X-linked Alport syndrome (XLAS), caused by mutations in the COL4A5 gene, is an X-linked hereditary disease typically characterized by renal failure, hearing loss, and ocular abnormalities. It is a leading hereditary cause of end-stage renal disease (ESRD) worldwide. Studies on the genotype-phenotype correlation in Alport syndrome suggest that splicing mutations result in more severe clinical phenotypes than missense mutations. Determining whether COL4A5 mutations lead to aberrant mRNA splicing is critical for diagnosis and prognosis.

METHODS

This study retrospectively reviewed pediatric XLAS patients with COL4A5 gene mutations from a single-center cohort, summarizing and analyzing their clinical features. Minigene assay was employed to evaluate the mRNA splicing functionality of 26 single-nucleotide variants (SNVs), both intronic and exonic, identified in XLAS patients. Bioinformatics tools were used to evaluate the accuracy and sensitivity of splicing mutation prediction. Additionally, linear mixed models were applied to analyze the relationship between mutation types and prognosis in patients' estimated glomerular filtration rate (eGFR), exploring genotype-phenotype correlations.

RESULTS

In this cohort, we screened 41 XLAS pediatric patients, including 32 with confirmed XLAS and nine suspected XLAS. The cohort included 21 males (51.2%) and 20 females (48.8%), with a median age at onset of 4.42 years. Among the patients, 22 presented with both hematuria and proteinuria, while 18 exhibited hematuria alone. Notably, only one patient had isolated proteinuria.

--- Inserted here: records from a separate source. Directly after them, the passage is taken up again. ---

template <int M, int AHEAD>
__global__ __launch_bounds__(320) void bspline_decompose2_strip(const float4 *__restrict__ in, float4 *__restrict__ low1,
                                                                float4 *__restrict__ low2, const int width, const int height,
                                                                const int strip, const int strips_per_class)
{
  constexpr int M2 = 2 * M, WA = 256 + 12 * M, WB = 256 + 8 * M;
  static_assert(WA <= 320, "a lane a column");
  __shared__ float4 VA[2][WA], VC[2][WB];
  const int c0 = (int)blockIdx.x * 256;
  const int cls = blockIdx.y / strips_per_class, k0s = (blockIdx.y - cls * strips_per_class) * strip;
  const int n_cls = (height - cls + M2 - 1) / M2;
  if(k0s >= n_cls) return;
  const int nrows = (strip < n_cls - k0s) ? strip : n_cls - k0s;
  const int r_first = cls + k0s * M2;
  const int tid = threadIdx.x;
  const int ca = c0 - 6 * M + tid, cb = c0 - 4 * M + tid;
  const bool on_a = tid < WA && ca >= 0 && ca < width;
  const bool on_b = tid < WB && cb >= 0 && cb < width;
  const bool on_c = on_b && tid >= 4 * M && tid < 4 * M + 256;
  const float4 z = make_float4(0.f, 0.f, 0.f, 0.f);
  float4 a = z, b = z, c = z, d = z, e = z;
  float4 nd[AHEAD], ne[AHEAD];
  float4 r0 = z, r1 = z, r2 = z, r3 = z, r4 = z;
  bool rolling = false;
#define BS_AT(r) in[(size_t)clampi((r), 0, height - 1) * width + ca]
  const int ca_safe = clampi(ca, 0, width - 1);
#define BS_SAFE(r) in[(size_t)clampi((r), 0, height - 1) * width + ca_safe]
#pragma unroll
  for(int j = 0; j < AHEAD; j++)
  {
    const int sj = r_first + (j - 2) * M2;
    nd[j] = BS_SAFE(sj + M);
    ne[j] = BS_SAFE(sj + 2 * M);
  }
#define BS_STEP(kk, J) \
  { \
    const int k = (kk); \
    const int q = k + 5, sig = r_first + (q - 2) * M2, buf = q & 1; \
    const bool produce = q <= nrows + 3; \
    if(produce) \
    { \
      if(sig >= 0 && sig < height) \
      { \
        if(rolling) \
        { \
          a = c; \
          b = d; \
          c = e; \
        } \
        else \
        { \
          if(on_a) \
          { \
            a = BS_AT(sig - 2 * M); \
            b = BS_AT(sig - M); \
            c = BS_AT(sig); \
          } \
          rolling = true; \
        } \
        d = nd[J]; \
        e = ne[J]; \
        if(on_a) VA[buf][tid] = tap5(a, b, c, d, e); \
      } \
      else \
      { \
         \
        rolling = false; \
        const int tau = clampi(sig, 0, height - 1); \
        if(on_a) VA[buf][tid] = tap5(BS_AT(tau - 2 * M), BS_AT(tau - M), BS_AT(tau), BS_AT(tau + M), BS_AT(tau + 2 * M)); \
      } \
    } \
     \
    nd[J] = BS_SAFE(sig + AHEAD * M2 + M); \
    ne[J] = BS_SAFE(sig + AHEAD * M2 + 2 * M); \
    if(k >= 0 && on_b) VC[buf][tid] = tap5(r0, r1, r2, r3, r4); \
    __syncthreads(); \
    if(k >= 0 && on_c) low2[(size_t)(r_first + k * M2) * width + cb] = bs_row_taps(VC[buf], cb, M2, c0 - 4 * M, width); \
    if(produce) \
    { \
      r0 = r1; \
      r1 = r2; \
      r2 = r3; \
      r3 = r4; \
      if(on_b) \
      { \
        r4 = bs_row_taps(VA[buf], cb, M, c0 - 6 * M, width); \
        if(on_c && q >= 2 && q - 2 < nrows) low1[(size_t)sig * width + cb] = r4; \
      } \
    } \
  }
  for(int k0 = -5; k0 < nrows; k0 += AHEAD)
  {
    BS_STEP(k0, 0)
    if constexpr(AHEAD > 1)
      if(k0 + 1 < nrows) BS_STEP(k0 + 1, 1)
    if constexpr(AHEAD > 2)
      if(k0 + 2 < nrows) BS_STEP(k0 + 2, 2)
    if constexpr(AHEAD > 3)
      if(k0 + 3 < nrows) BS_STEP(k0 + 3, 3)
  }
#undef BS_STEP
#undef BS_AT
#undef BS_SAFE
}
#endif

}

namespace ansel
{
#ifdef ANSEL_HIP_MEASURING
int bspline_launch_decompose2(int devid, hipStream_t s, const float4 *in, float4 *low1, float4 *low2, int w, int h, int mult)
{
  (void)devid;
  if(mult != 1 && mult != 4) return DT_HIP_INVALID_ARG;
  const int m2 = 2 * mult;
  const int classes = h < m2 ? h : m2, per_class = (h + m2 - 1) / m2;
  const int gx = (w + 255) / 256;
  const int strip = strip_rows(gx, classes, per_class, 64);
  const int spc = (per_class + strip - 1) / strip;
  const dim3 grid(gx, classes * spc);
  launch_scope ls(devid, "diffuse_decompose");
  static const char *const ahead_env = measuring_env("ANSEL_HIP_BSPLINE_AHEAD");
  const int ahead = ahead_env ? atoi(ahead_env) : 1;
#define BS_PAIR(MM) \
  switch(ahead) \
  { \
    case 2: bspline_decompose2_strip<MM, 2><<<grid, 320, 0, s>>>(in, low1, low2, w, h, strip, spc); break; \
    case 4: bspline_decompose2_strip<MM, 4><<<grid, 320, 0, s>>>(in, low1, low2, w, h, strip, spc); break; \
    case 3: bspline_decompose2_strip<MM, 3><<<grid, 320, 0, s>>>(in, low1, low2, w, h, strip, spc); break; \
    default: bspline_decompose2_strip<MM, 1><<<grid, 320, 0, s>>>(in, low1, low2, w, h, strip, spc); break; \
  }
  if(mult == 1)
  {
    BS_PAIR(1);
  }
  else
  {
    BS_PAIR(4);
  }
#undef BS_PAIR
  return check_launch("diffuse_decompose");
}
#endif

Regarding mRNA splicing, among the 26 intronic and exonic SNVs, 10 mutations (38.5%) were found to cause aberrant mRNA splicing, as demonstrated by the minigene assay. Sensitivity and specificity assessments of bioinformatics tools revealed that ESE Finder demonstrated higher sensitivity, while RNA Splicer exhibited greater specificity. Furthermore, These splicing abnormalities were closely associated with a faster decline in eGFR.

CONCLUSION

This study demonstrates that 38.5% of SNVs in the COL4A5 gene result in aberrant mRNA splicing, which is closely linked to renal function decline in XLAS. Splicing mutations are correlated with more rapid renal progression, highlighting the importance of determining the splicing effects of SNVs during genetic screening for XLAS.